December 2nd, 2008 at 4:29 PM ^

I think your point on toughness an Pahokee is very applicable to RR. Seems that to him, toughness and determination are extremely important, and some of those dying Florida towns have that in spades. Also kind of reminds me of Bo's mentality towards football players.

The Nicker

December 2nd, 2008 at 10:45 PM ^

Well written, but I think the analogy of Irish to blacks falls short. For one, I doubt you could group any single group as large as either Irish or blacks into one stereotype, but it would certainly be harder to do so for blacks in this country. Likewise I think many people would have an issue trying to equate a hard-working or tough mentality to black towns in the south exclusively; which, although not exactly what you're doing, certainly makes it seems as though coaches are recruiting in Pahokee because that's the only place they can go to get kids with that make-up. Second, I think that the money and influence behind Roman Catholicism in this country gave Catholic universities and their programs a very good opportunity to succeed a very long time ago. Notre Dame was a football power long before Jack Kennedy took office, and Southern and Grambling are not football powers today, nor will they ever be.

Seth

December 8th, 2008 at 10:42 PM ^

I thought about Grambling and Southern. Keep in mind that ND wasn't the only Catholic school. It just became THE Catholic school. I can't think of an African American university that ever captured the demographic like that. Howard University may be up there with the Domers on education, but they were never anywhere close on the athletic or even national consciousness. The greater difference, I think, is that blacks had to come a Looooong way just to get to where the Irish were in the late 19th century.
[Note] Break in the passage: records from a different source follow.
namespace {
template <int MODE, int LDB>
__global__ __launch_bounds__(256, 2) void gemm_col_kernel(const double *A, const double *B, double *C) {
    const int64_t t = blockIdx.x;
    TGP_CHAIN_PRIO();
// ... 504 lines not shown
            return hipFuncSetAttribute((const void *)panel_mid_kernel<true>, hipFuncAttributeMaxDynamicSharedMemorySize, (int)pad) == hipSuccess &&
                   hipFuncSetAttribute((const void *)panel_mid_kernel<false>, hipFuncAttributeMaxDynamicSharedMemorySize, (int)pad) == hipSuccess;
        }();
        const unsigned dyn = (exclusive && pad_ok) ? pad : 0u;
        if (17 + 8 * r2 <= cu_budget) panel_mid_kernel<true><<<25 + 8 * r2, 256, dyn, st>>>(Pk, W0, W1, d_info, base, mid_sync);
        else panel_mid_kernel<false><<<25 + r2, 256, dyn, st>>>(Pk, W0, W1, d_info, base, mid_sync);
    } else if (cu_budget > 0) {
        double *R2 = Pk + (int64_t)TGP_PW * TGP_PW;
        const bool small = 17 + 8 * r2 <= cu_budget;
        gemm_col_small_kernel<0, TGP_TB><<<8, 256, 0, st>>>(R1, W0, R1);
        if (r2 > 0) {
            if (small) gemm_col_small_kernel<0, TGP_TB><<<r2 * 8, 256, 0, st>>>(R2, W0, R2);
            else gemm_col_kernel<0, TGP_TB><<<r2, 256, 0, st>>>(R2, W0, R2);
        }
        gemm_col_small_kernel<1, TGP_PW><<<8, 256, 0, st>>>(R1, R1, R1 + TGP_TB);
        if (r2 > 0) {
            if (small) gemm_col_small_kernel<1, TGP_PW><<<r2 * 8, 256, 0, st>>>(R2, R1, R2 + TGP_TB);
            else gemm_col_kernel<1, TGP_PW><<<r2, 256, 0, st>>>(R2, R1, R2 + TGP_TB);
        }
        run_potrf128(st, R1 + TGP_TB, TGP_PW, W1, d_info, base + TGP_TB, exclusive, solo);
    } else {
        if (r1 <= small_rows) {
            gemm_col_small_kernel<0, TGP_TB><<<r1 * 8, 256, 0, st>>>(R1, W0, R1);
            gemm_col_small_kernel<1, TGP_PW><<<r1 * 8, 256, 0, st>>>(R1, R1, R1 + TGP_TB);
        } else {
            gemm_col_kernel<0, TGP_TB><<<r1, 256, 0, st>>>(R1, W0, R1);
            gemm_col_kernel<1, TGP_PW><<<r1, 256, 0, st>>>(R1, R1, R1 + TGP_TB);
        }
        run_potrf128(st, R1 + TGP_TB, TGP_PW, W1, d_info, base + TGP_TB, exclusive, solo);
    }
    if (r2 > 0) {
        double *R2 = Pk + (int64_t)TGP_PW * TGP_PW + TGP_TB;
        if (r2 <= small_rows) gemm_col_small_kernel<0, TGP_TB><<<r2 * 8, 256, 0, st>>>(R2, W1, R2);
        else gemm_col_kernel<0, TGP_TB><<<r2, 256, 0, st>>>(R2, W1, R2);
    }
}

inline int small_t() {
    static const int v = [] { const char *e = getenv("TGP_SMALL_T"); return e ? atoi(e) : 8; }();
    return v;
}

template <int NSEG>
void launch_syrk(hipStream_t st, double *d_A, int64_t Np, int ob, int T, int strip, const double *P0, const double *P1) {
    if (T <= 0) return;
    static const int strip_small_t = [] { const char *e = getenv("TGP_STRIP_SMALL_T"); return e ? atoi(e) : 16; }();
    if (T <= small_t() || (strip > 0 && T <= strip_small_t)) {
        const int cols = strip == 0 ? T : (strip < T ? strip : T);
        syrk_small_kernel<NSEG><<<dim3((unsigned)(T * 8), (unsigned)cols), 256, 0, st>>>(d_A, Np, ob, T, P0, P1);
        return;
    }
    static const int strip64_t = [] { const char *e = getenv("TGP_STRIP64_T"); return e ? atoi(e) : 128; }();
    static const int strip32_t = [] { const char *e = getenv("TGP_STRIP32_T"); return e ? atoi(e) : 64; }();
    if (strip > 0 && T <= strip32_t) {
        syrk_strip32_kernel<NSEG><<<(unsigned)((int64_t)4 * T * strip), 256, 0, st>>>(d_A, Np, ob, T, strip, P0, P1);
        return;
    }
    if (strip > 0 && T <= strip64_t) {
        syrk_strip64_kernel<NSEG><<<(unsigned)((int64_t)2 * T * strip), 256, 0, st>>>(d_A, Np, ob, T, strip, P0, P1);
        return;
    }
    const unsigned gs = strip == 0 ? (unsigned)tilemap_grid(T) : (unsigned)((int64_t)T * strip);
    syrk_dtv_kernel<NSEG><<<gs, 256, 0, st>>>(d_A, Np, ob, T, strip, P0, P1);
}

int queued_nres(int T) {
    static const int queue_res = [] { const char *e = getenv("TGP_QUEUE_RES"); return e ? atoi(e) : 0; }();
    if (queue_res > 0) return queue_res > TGP_QUEUE_MAXRES ? TGP_QUEUE_MAXRES : queue_res;
    static const int t1 = [] { const char *e = getenv("TGP_QUEUE_T1"); return e ? atoi(e) : 42; }();
    static const int t2 = [] { const char *e = getenv("TGP_QUEUE_T2"); return e ? atoi(e) : 26; }();
    return T >= t1 ? 1 : (T >= t2 ? 2 : 3);
}
void launch_syrk2_queued(tgp_ctx *ctx, hipStream_t st, double *d_A, int64_t Np, int ob, int T, const double *P0, const double *P1,
                         int nqueue) {
    const int nres = queued_nres(T);
    static const int half_env = [] { const char *e = getenv("TGP_QUEUE_HALF"); return e ? atoi(e) : -1; }();
    const unsigned slots = (unsigned)(tilemap_grid(T) / 8);
    unsigned nhalf = half_env >= 0 ? (unsigned)half_env : (unsigned)(512 - 64 * nres) / 8u;
    if (nhalf > slots) nhalf = slots;
    static const int steal = [] { const char *e = getenv("TGP_QUEUE_STEAL"); return e ? atoi(e) : 1; }();
    syrk_dtv_queue_kernel<2><<<512 + 8, 256, 0, st>>>(d_A, Np, ob, T, slots + nhalf, slots - nhalf, nres,
                                                     ctx->d_queue + TGP_QUEUE_WORDS * nqueue, P0, P1, steal);
}
}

My point -- and it is barely a rough hypothesis that is crying to be dismantled -- is that African Americans at this moment are about where Catholics were in December 1960. I don't want to diminish the hardships of Catholic Americans, and Irish Catholics in particular. From John Plantagenet's 16th birthday it has been a rotting potato of suck for them. But even that never compared to the depths of depressing, degrading, disgusting, horrifying tyranny of blacks under chattel slavery. I say this as a Jew: I'd rather have died with my great uncles in Auschwitz than have lived knowing my children would be born and buried to that horror. That's where African Americans have had to claw back from. I don't think there's any claims of Pahokee exclusivity in there. I spoke not of how a certain stereotype fits a people, but how teenagers of any race or creed, for want of identity, mold themselves to stereotypes as they understand them. The toughest, hardest-working motherfucker I ever met was a 5'9 white guy from Guelph, Ontario.